Alcuni di questi paesi sono considerati “non democratici”, secondo i ristretti ed etnicamente radicati principi della liberal-democrazia in stile anglosassone[18]. Ma, come scrive giustamente il Ministero degli Esteri cinese in un suo documento[19], “la democrazia è storica, concreta e in via di sviluppo. La democrazia in ogni paese è radicata nelle proprie tradizioni storiche e culturali e cresce dall’esplorazione pratica e dalla creazione di saggezza del proprio popolo”. Ne consegue che “la Cina insiste nel rispettare la sovranità e l’integrità territoriale di tutti i paesi, non interferire negli affari interni degli altri paesi e rispettare i percorsi di sviluppo e i sistemi sociali scelti indipendentemente dalle persone di tutti i paesi. La Cina non ha intenzione di impegnarsi in una competizione istituzionale e in un confronto ideologico con gli Stati Uniti. La Cina non esporta mai ideologia, non interferisce mai negli affari interni di altri paesi e non cerca mai di cambiare il sistema statunitense [o nessun altro]”.

Tutto si sta rovesciando.

[1] – Il termine è messo in giro nel XVIII secolo e rappresenta la condensazione di una idea contemporaneamente semplicissima e straordinariamente sottile: il fatto di far passare le relazioni umane attraverso il vincolo morbido dello scambio per puro interesse (il “dolce commercio”) le trasformerà e civilizzerà. L’uomo stesso diventerà meno ferino, meno orientato a perseguire motivazioni irrazionali (come “l’onore”), e la società diventerà meno separata in enclave, in clan in lotta reciproca; sarà meno attraversata da inimicizie radicali (ad esempio religiose). Ma questa non è, a ben vedere e come viene di solito presentata, l’idea di una condizione ‘naturale’ dell’uomo che si tratta solo di far emergere. Implica una antropologia minimalista, ma la produce, nel senso che è un progetto. Il progetto di un “uomo nuovo” che viene prodotto dalla estensione del commercio e dalla struttura legale e governativa che lo impone. Cfr., ad esempio, Jean-Claude Michéa, “L’impero del male”, Libri Scheiwiller, 2008 (ed. or. 2007).

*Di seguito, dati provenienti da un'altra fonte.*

@@ -804,7 +808,7 @@
                false);
 #pragma unroll
         for (int e = 0; e < 8; ++e) bsum += count ? ds[j][e] : 0.f;
-        const int off = (v & 63) * DR + 8 * (v >> 6);
+        const int sg = v >> 6, off = (v & 63) * DR + 8 * sg + (sg >= 8 ? 16 * pos : 0);
         *reinterpret_cast<bf16x8*>(&D[off]) = f.h;
         *reinterpret_cast<bf16x8*>(&D[DPL + off]) = f.m;
         *reinterpret_cast<bf16x8*>(&D[2 * DPL + off]) = f.l;
@@ -818,68 +822,130 @@
     for (int mt = 0; mt < 4; ++mt) acc[j][mt] = zero4();
   const int Z = gridDim.x;
   int b = blockIdx.x;
-  if ((DBG & 16) == 0 && (blockIdx.x & 1)) __builtin_amdgcn_s_sleep(100);
+  if (blockIdx.x & 1) __builtin_amdgcn_s_sleep(100);
+  for (int i = tid; i < 3 * 64 * 2; i += 512)
+    *reinterpret_cast<uint4*>(&D[(i >> 1) * DR + 64 + 8 * (i & 1)]) = uint4{0, 0, 0, 0};
+  for (int i = tid; i < 3 * TQD * 4; i += 512) {
+    const int pl = i / (TQD * 4);
+    *reinterpret_cast<uint4*>(&X[pl * XPL + 400 * 32 + 8 * (i - pl * TQD * 4)]) = uint4{0, 0, 0, 0};
+  }
+  __syncthreads();
+  const int nimg = b < B ? (B - 1 - b) / Z + 1 : 0;
+  int pos = nimg & 1;
   if (b < B) {
     fetch(b);
-    put(true);
+    put(true, pos);
   }
   __syncthreads();
   typedef short s16x4 __attribute__((ext_vector_type(4)));
+  Frag3 a[4];
+  auto load_a = [&](int d0) {
+#pragma unroll
+    for (int mt = 0; mt < 4; ++mt) {
+      const int off = (16 * mt + i16) * DR + d0 + 8 * g;
+      a[mt].h = *reinterpret_cast<const bf16x8*>(&D[off]);
+      a[mt].m = *reinterpret_cast<const bf16x8*>(&D[DPL + off]);
+      a[mt].l = *reinterpret_cast<const bf16x8*>(&D[2 * DPL + off]);
+    }
+  };
+  auto mma_tile = [&](int j, const uint16_t* rp0, const uint16_t* rp1) {
+    s16x4 t[3][2];
+#pragma unroll
+    for (int pl = 0; pl < 3; ++pl) {
+      t[pl][0] = __builtin_amdgcn_ds_read_tr16_b64_v4i16((__attribute__((address_space(3))) s16x4*)(rp0 + pl * XPL));
+      t[pl][1] = __builtin_amdgcn_ds_read_tr16_b64_v4i16((__attribute__((address_space(3))) s16x4*)(rp1 + pl * XPL));
+    }
+    Frag3 bf;
+    bf.h = __builtin_bit_cast(bf16x8, __builtin_shufflevector(t[0][0], t[0][1], 0, 1, 2, 3, 4, 5, 6, 7));
+    bf.m = __builtin_bit_cast(bf16x8, __builtin_shufflevector(t[1][0], t[1][1], 0, 1, 2, 3, 4, 5, 6, 7));
+    bf.l = __builtin_bit_cast(bf16x8, __builtin_shufflevector(t[2][0], t[2][1], 0, 1, 2, 3, 4, 5, 6, 7));
+#define PPO_PART(XX, YY) \
+  _Pragma("unroll") for (int mt = 0; mt < 4; ++mt) acc[j][mt] = mma(a[mt].XX, bf.YY, acc[j][mt]);
+    PPO_PRODUCTS(NP, PPO_PART)
+#undef PPO_PART
+  };
   for (; b < B; b += Z) {
     const bool pf = b + Z < B;
     const int bn = pf ? b + Z : b;
 #pragma unroll
-    for (int s = 0; s < 3; ++s) {
-      Frag3 a[4];
-#pragma unroll
-      for (int mt = 0; mt < 4; ++mt) {
-        const int off = (16 * mt + i16) * DR + 32 * s + 8 * g;
-        a[mt].h = *reinterpret_cast<const bf16x8*>(&D[off]);
-        a[mt].m = *reinterpret_cast<const bf16x8*>(&D[DPL + off]);
-        a[mt].l = *reinterpret_cast<const bf16x8*>(&D[2 * DPL + off]);
-      }
-#pragma unroll
-      for (int j = 0; j < 4; ++j) {
-        if constexpr ((DBG & 8) != 0) {
-#pragma unroll
-          for (int k = 0; k < 8; ++k)
-            if ((3 * k) >> 1 == 4 * s + j) {
-              fetch_part(bn, k);
-              __builtin_amdgcn_sched_barrier(0);
-            }
-        } else if (4 * s + j < 8) {
-          fetch_part(bn, 4 * s + j);
-          __builtin_amdgcn_sched_barrier(0);
+    for (int s = 0; s < 3; ++s)
+      if (s < 2 || pos) {
+        load_a(32 * s);
+#pragma unroll
+        for (int j = 0; j < 4; ++j) {
+          if (s < 2) {
+            fetch_part(bn, 4 * s + j);
+            __builtin_amdgcn_sched_barrier(0);
+          }
+          const int tap = 2 * wave + (j >> 1), ky = tap >> 2, kx = tap & 3, cb = j & 1;
+          const int toff = 20 * ky + 10 * (kx & 1) + (kx >> 1);
+          const uint16_t* rp[2];
+#pragma unroll
+          for (int h = 0; h < 2; ++h) {
+            const int Q = Qb[s][h] + toff, unit = (4 * cb + p) ^ (((Q >> 3) & 1) * 4);
+            rp[h] = &X[Q * 32 + 4 * unit];
+          }
+          mma_tile(j, rp[0], rp[1]);
         }
-        const int tap = 2 * wave + (j >> 1), ky = tap >> 2, kx = tap & 3, cb = j & 1;
-        const int toff = 20 * ky + 10 * (kx & 1) + (kx >> 1);
-        s16x4 t[3][2];
-#pragma unroll
-        for (int h = 0; h < 2; ++h) {
-          const int Q = Qb[s][h] + toff, unit = (4 * cb + p) ^ (((Q >> 3) & 1) * 4);
-          const uint16_t* rp = &X[Q * 32 + 4 * unit];
-#pragma unroll
-          for (int pl = 0; pl < 3; ++pl)
-            t[pl][h] = __builtin_amdgcn_ds_read_tr16_b64_v4i16(
-                (__attribute__((address_space(3))) s16x4*)(rp + pl * XPL));
-        }
-        Frag3 bf;
-        bf.h = __builtin_bit_cast(bf16x8, __builtin_shufflevector(t[0][0], t[0][1], 0, 1, 2, 3, 4, 5, 6, 7));
-        bf.m = __builtin_bit_cast(bf16x8, __builtin_shufflevector(t[1][0], t[1][1], 0, 1, 2, 3, 4, 5, 6, 7));
-        bf.l = __builtin_bit_cast(bf16x8, __builtin_shufflevector(t[2][0], t[2][1], 0, 1, 2, 3, 4, 5, 6, 7));
-#define PPO_PART(XX, YY) \
-  _Pragma("unroll") for (int mt = 0; mt < 4; ++mt) acc[j][mt] = mma(a[mt].XX, bf.YY, acc[j][mt]);
-        if constexpr ((DBG & 1) == 0) {
-          PPO_PRODUCTS(NP, PPO_PART)
-        } else {
-#pragma unroll
-          for (int mt = 0; mt < 4; ++mt) acc[j][mt][0] += (float)a[mt].h[0] + (float)bf.h[0] + (float)bf.l[1];
-        }
-#undef PPO_PART
-      }
-    }
+      }
     __syncthreads();
-    put(pf);
+    pos ^= 1;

[2] – Altro termine chiave della costellazione liberale: si tratta del superamento del mondo tradizionale, con tutte le sue strutture relazionali ed antropologiche, i sistemi di potere, i vincoli costitutivi, i valori (ad esempio l’onore, la responsabilità concreta, la reciprocità nel sistema del dono, l’ordine presunto naturale, …).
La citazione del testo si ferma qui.